### YOUR ASSIGNMENT
Comb the records below for the string "blockIdx" and copy each line where it turns up.

== RECORDS SHOWN

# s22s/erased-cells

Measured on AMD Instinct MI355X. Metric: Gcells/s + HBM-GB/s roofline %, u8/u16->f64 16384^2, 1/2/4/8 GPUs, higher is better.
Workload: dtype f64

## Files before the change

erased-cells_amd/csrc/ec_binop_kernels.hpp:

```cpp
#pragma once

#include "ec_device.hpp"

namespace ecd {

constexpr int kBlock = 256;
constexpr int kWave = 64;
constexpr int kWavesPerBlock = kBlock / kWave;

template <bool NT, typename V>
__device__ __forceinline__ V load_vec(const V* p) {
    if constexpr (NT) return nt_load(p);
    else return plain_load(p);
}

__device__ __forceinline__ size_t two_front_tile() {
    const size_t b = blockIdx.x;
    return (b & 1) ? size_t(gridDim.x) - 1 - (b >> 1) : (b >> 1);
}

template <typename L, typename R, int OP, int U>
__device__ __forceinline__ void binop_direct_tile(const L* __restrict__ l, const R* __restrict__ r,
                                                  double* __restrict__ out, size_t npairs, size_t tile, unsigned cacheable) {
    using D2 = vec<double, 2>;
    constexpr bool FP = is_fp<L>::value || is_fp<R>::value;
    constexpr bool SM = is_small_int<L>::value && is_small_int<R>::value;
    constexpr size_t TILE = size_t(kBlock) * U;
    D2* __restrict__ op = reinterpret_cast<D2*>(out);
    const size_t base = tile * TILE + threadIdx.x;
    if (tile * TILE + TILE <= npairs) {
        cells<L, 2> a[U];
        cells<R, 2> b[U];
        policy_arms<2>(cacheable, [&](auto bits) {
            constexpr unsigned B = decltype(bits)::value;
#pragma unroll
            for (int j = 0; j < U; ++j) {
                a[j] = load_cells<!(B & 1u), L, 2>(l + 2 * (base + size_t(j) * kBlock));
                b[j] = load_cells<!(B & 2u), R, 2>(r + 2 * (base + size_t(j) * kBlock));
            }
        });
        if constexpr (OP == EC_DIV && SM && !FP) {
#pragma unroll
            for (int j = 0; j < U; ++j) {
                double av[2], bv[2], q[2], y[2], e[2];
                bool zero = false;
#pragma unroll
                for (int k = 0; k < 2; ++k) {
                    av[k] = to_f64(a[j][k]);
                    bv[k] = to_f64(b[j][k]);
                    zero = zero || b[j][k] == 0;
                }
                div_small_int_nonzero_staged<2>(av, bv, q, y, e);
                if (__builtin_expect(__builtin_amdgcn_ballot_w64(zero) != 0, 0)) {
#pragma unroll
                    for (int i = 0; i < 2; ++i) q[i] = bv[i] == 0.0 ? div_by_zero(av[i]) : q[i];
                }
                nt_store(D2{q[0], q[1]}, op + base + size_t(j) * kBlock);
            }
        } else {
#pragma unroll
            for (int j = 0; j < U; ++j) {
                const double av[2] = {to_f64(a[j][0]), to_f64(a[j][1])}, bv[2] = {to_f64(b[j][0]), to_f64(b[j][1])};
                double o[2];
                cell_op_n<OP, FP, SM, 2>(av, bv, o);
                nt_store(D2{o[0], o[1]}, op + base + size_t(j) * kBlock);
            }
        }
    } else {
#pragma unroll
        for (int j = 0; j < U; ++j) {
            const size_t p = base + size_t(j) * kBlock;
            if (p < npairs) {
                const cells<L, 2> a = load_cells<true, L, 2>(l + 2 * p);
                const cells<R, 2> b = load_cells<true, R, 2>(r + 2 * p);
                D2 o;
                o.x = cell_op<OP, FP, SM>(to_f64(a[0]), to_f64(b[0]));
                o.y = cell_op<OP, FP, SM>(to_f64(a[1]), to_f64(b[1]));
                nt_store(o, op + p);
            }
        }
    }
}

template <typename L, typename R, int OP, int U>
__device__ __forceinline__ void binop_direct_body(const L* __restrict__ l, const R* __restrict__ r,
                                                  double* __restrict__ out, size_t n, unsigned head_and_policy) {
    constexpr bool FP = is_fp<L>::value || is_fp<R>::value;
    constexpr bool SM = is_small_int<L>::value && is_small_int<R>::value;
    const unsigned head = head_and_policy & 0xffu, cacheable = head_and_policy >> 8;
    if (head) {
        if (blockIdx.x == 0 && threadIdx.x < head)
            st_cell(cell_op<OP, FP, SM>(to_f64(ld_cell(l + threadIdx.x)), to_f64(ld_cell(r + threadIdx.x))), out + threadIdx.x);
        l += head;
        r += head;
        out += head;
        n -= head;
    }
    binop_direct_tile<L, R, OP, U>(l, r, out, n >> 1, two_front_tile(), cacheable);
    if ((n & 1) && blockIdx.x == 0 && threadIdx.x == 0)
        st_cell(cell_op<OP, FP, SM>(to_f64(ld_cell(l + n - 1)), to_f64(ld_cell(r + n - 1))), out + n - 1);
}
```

====

### RESULT
    const size_t b = blockIdx.x;
        if (blockIdx.x == 0 && threadIdx.x < head)
    if ((n & 1) && blockIdx.x == 0 && threadIdx.x == 0)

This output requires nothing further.